▶ **WHAT IS BEING ASKED**
Please restate verbatim the lines that open the listing below, ending with the line in which "#ifndef FL_JPEG_BPW" occurs.

▶ **SOURCE MATERIAL**
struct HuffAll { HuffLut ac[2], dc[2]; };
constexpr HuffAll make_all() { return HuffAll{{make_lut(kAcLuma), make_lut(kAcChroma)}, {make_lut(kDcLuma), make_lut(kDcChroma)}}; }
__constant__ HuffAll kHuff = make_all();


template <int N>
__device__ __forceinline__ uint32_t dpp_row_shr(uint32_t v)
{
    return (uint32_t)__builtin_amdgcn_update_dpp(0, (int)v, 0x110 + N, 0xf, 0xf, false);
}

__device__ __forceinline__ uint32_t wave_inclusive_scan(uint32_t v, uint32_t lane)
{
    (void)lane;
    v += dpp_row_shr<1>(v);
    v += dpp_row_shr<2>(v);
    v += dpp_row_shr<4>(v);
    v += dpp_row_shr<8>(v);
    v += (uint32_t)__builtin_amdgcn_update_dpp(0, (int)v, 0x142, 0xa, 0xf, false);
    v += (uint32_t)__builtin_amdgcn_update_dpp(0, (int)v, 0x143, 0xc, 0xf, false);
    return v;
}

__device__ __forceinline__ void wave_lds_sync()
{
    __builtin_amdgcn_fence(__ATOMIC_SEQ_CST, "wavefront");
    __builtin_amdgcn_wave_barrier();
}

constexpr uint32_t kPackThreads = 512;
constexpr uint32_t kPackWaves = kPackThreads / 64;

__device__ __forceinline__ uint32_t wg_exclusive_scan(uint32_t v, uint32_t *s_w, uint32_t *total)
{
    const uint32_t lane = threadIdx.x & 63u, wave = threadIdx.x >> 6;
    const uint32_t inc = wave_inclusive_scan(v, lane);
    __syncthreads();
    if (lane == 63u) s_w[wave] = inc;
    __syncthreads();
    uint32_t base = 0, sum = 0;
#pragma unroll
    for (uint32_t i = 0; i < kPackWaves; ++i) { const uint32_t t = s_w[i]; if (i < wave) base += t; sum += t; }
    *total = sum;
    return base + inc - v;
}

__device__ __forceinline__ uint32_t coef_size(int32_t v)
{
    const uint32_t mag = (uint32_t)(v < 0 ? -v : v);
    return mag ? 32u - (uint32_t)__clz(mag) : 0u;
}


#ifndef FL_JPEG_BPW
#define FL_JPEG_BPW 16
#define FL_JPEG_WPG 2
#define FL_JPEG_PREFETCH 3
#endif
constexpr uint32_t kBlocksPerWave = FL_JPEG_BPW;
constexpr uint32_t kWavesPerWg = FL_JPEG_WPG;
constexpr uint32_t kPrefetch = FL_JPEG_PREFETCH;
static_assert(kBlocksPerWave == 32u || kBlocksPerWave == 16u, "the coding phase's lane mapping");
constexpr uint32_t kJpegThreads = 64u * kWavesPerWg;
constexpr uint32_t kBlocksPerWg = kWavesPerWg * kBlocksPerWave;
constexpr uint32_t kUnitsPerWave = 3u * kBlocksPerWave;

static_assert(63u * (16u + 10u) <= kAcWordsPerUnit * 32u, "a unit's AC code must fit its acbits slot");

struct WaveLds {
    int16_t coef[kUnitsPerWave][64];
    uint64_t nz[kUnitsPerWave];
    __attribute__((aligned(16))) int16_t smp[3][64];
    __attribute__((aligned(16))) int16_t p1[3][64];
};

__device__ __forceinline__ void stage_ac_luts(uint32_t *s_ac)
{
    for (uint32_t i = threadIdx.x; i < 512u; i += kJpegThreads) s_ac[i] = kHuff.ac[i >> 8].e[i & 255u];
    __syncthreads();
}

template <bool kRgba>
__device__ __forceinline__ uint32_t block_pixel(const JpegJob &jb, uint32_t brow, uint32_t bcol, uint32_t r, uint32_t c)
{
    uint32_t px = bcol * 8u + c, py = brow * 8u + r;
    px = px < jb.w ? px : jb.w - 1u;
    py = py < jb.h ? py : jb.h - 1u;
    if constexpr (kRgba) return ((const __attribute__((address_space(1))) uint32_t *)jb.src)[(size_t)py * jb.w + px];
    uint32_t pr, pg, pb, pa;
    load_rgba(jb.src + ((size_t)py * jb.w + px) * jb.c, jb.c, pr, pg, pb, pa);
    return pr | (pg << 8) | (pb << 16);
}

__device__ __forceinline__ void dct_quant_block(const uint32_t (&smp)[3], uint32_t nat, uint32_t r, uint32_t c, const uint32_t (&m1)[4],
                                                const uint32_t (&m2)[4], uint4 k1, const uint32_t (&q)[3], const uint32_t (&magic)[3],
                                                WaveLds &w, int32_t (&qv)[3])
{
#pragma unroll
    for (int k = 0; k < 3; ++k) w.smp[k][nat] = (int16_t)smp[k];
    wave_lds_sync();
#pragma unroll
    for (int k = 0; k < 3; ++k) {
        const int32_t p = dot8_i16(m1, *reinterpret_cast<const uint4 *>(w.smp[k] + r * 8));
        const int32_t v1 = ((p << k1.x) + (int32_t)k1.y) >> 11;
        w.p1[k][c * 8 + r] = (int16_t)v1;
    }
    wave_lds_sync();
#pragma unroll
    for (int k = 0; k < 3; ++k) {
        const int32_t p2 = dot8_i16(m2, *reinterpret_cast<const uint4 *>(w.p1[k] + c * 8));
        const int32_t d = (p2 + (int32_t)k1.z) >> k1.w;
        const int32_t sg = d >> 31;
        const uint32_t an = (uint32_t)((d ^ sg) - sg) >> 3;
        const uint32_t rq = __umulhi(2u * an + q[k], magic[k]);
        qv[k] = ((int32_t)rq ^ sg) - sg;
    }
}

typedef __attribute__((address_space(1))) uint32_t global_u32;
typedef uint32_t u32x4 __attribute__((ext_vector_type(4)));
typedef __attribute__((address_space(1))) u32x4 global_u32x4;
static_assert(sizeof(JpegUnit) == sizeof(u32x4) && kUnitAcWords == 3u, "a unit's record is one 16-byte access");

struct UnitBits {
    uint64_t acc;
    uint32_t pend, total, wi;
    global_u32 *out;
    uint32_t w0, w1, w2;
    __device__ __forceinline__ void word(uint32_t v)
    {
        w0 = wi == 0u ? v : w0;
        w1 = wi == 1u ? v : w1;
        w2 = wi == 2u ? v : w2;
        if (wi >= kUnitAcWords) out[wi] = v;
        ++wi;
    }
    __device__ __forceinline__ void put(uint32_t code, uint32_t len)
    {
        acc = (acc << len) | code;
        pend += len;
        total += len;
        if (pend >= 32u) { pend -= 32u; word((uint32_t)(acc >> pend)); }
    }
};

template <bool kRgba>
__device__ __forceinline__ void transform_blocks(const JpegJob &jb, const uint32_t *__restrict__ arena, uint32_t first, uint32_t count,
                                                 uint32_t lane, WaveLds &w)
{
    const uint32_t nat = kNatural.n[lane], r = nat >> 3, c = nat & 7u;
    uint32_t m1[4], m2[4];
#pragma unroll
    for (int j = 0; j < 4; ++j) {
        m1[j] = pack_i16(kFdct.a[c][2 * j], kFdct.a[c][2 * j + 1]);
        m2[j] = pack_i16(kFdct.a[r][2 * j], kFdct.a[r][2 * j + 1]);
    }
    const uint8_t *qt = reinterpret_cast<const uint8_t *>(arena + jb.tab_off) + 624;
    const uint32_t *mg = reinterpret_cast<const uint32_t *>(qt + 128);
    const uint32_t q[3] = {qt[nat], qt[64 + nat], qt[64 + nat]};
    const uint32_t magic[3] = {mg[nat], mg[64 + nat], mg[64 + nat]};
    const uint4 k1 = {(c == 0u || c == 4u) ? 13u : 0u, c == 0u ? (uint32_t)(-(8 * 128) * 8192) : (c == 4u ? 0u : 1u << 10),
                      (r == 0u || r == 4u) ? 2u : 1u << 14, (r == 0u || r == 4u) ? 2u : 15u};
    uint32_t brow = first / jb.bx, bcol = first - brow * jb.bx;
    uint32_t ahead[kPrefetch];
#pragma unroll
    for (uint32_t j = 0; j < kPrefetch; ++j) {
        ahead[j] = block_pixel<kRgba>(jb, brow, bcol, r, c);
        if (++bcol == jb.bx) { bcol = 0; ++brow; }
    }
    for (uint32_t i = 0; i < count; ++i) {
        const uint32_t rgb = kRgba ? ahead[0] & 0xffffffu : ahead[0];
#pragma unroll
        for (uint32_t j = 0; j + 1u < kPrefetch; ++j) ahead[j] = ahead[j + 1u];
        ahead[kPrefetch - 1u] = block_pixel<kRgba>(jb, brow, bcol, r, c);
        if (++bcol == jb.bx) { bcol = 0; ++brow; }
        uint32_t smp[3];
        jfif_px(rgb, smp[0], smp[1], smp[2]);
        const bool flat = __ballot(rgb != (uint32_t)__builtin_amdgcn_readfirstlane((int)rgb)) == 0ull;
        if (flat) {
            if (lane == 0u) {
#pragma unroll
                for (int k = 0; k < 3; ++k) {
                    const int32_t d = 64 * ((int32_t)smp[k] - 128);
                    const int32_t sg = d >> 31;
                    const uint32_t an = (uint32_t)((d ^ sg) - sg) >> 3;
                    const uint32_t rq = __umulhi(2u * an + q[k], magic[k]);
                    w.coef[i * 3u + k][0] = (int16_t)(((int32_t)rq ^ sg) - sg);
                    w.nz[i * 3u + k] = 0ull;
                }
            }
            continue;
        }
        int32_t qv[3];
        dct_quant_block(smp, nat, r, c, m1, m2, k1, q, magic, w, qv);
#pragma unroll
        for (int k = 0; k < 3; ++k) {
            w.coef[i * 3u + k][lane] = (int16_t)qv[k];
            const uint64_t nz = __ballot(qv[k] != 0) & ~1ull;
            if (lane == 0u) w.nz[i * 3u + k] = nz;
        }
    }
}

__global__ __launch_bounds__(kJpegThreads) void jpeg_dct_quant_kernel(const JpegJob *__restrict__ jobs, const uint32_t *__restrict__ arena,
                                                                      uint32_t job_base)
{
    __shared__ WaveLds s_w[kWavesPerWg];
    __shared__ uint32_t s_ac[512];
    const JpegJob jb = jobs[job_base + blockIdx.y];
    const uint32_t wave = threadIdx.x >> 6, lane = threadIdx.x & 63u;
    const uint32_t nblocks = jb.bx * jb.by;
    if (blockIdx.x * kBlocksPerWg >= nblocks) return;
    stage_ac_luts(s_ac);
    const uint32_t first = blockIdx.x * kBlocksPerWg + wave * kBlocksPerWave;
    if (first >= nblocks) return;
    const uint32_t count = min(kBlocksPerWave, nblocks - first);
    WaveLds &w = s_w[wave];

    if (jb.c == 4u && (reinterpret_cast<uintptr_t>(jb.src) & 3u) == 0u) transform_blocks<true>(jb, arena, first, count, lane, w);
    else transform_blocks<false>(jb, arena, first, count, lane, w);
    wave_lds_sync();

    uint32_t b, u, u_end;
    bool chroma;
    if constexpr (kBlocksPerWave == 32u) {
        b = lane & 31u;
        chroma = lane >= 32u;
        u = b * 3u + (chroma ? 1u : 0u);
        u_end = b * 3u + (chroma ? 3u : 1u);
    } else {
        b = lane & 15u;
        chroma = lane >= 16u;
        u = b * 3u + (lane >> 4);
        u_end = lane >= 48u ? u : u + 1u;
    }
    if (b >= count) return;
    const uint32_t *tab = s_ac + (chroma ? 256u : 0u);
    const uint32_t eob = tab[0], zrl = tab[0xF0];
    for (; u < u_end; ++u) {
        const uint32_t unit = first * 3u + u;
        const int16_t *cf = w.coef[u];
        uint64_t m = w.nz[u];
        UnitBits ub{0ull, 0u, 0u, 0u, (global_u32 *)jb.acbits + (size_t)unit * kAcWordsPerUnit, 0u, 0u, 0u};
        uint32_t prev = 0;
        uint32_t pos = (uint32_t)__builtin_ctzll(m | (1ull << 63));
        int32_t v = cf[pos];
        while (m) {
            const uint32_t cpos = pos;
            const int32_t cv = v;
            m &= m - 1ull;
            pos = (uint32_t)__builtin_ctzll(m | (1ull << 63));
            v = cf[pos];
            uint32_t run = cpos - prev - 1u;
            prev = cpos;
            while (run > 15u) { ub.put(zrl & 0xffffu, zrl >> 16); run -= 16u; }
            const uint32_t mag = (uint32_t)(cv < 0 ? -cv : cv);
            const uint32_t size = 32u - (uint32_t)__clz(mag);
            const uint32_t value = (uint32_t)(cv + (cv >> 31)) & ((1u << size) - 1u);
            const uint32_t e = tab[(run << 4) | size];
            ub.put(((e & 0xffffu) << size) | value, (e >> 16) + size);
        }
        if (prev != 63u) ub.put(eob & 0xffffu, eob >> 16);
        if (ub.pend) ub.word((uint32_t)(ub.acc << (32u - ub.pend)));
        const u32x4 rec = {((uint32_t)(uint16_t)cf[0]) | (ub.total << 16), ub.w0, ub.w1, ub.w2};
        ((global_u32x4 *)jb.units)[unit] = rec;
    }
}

▶ **TASK OUTPUT**
struct HuffAll { HuffLut ac[2], dc[2]; };
constexpr HuffAll make_all() { return HuffAll{{make_lut(kAcLuma), make_lut(kAcChroma)}, {make_lut(kDcLuma), make_lut(kDcChroma)}}; }
__constant__ HuffAll kHuff = make_all();


template <int N>
__device__ __forceinline__ uint32_t dpp_row_shr(uint32_t v)
{
    return (uint32_t)__builtin_amdgcn_update_dpp(0, (int)v, 0x110 + N, 0xf, 0xf, false);
}

__device__ __forceinline__ uint32_t wave_inclusive_scan(uint32_t v, uint32_t lane)
{
    (void)lane;
    v += dpp_row_shr<1>(v);
    v += dpp_row_shr<2>(v);
    v += dpp_row_shr<4>(v);
    v += dpp_row_shr<8>(v);
    v += (uint32_t)__builtin_amdgcn_update_dpp(0, (int)v, 0x142, 0xa, 0xf, false);
    v += (uint32_t)__builtin_amdgcn_update_dpp(0, (int)v, 0x143, 0xc, 0xf, false);
    return v;
}

__device__ __forceinline__ void wave_lds_sync()
{
    __builtin_amdgcn_fence(__ATOMIC_SEQ_CST, "wavefront");
    __builtin_amdgcn_wave_barrier();
}

constexpr uint32_t kPackThreads = 512;
constexpr uint32_t kPackWaves = kPackThreads / 64;

__device__ __forceinline__ uint32_t wg_exclusive_scan(uint32_t v, uint32_t *s_w, uint32_t *total)
{
    const uint32_t lane = threadIdx.x & 63u, wave = threadIdx.x >> 6;
    const uint32_t inc = wave_inclusive_scan(v, lane);
    __syncthreads();
    if (lane == 63u) s_w[wave] = inc;
    __syncthreads();
    uint32_t base = 0, sum = 0;
#pragma unroll
    for (uint32_t i = 0; i < kPackWaves; ++i) { const uint32_t t = s_w[i]; if (i < wave) base += t; sum += t; }
    *total = sum;
    return base + inc - v;
}

__device__ __forceinline__ uint32_t coef_size(int32_t v)
{
    const uint32_t mag = (uint32_t)(v < 0 ? -v : v);
    return mag ? 32u - (uint32_t)__clz(mag) : 0u;
}


#ifndef FL_JPEG_BPW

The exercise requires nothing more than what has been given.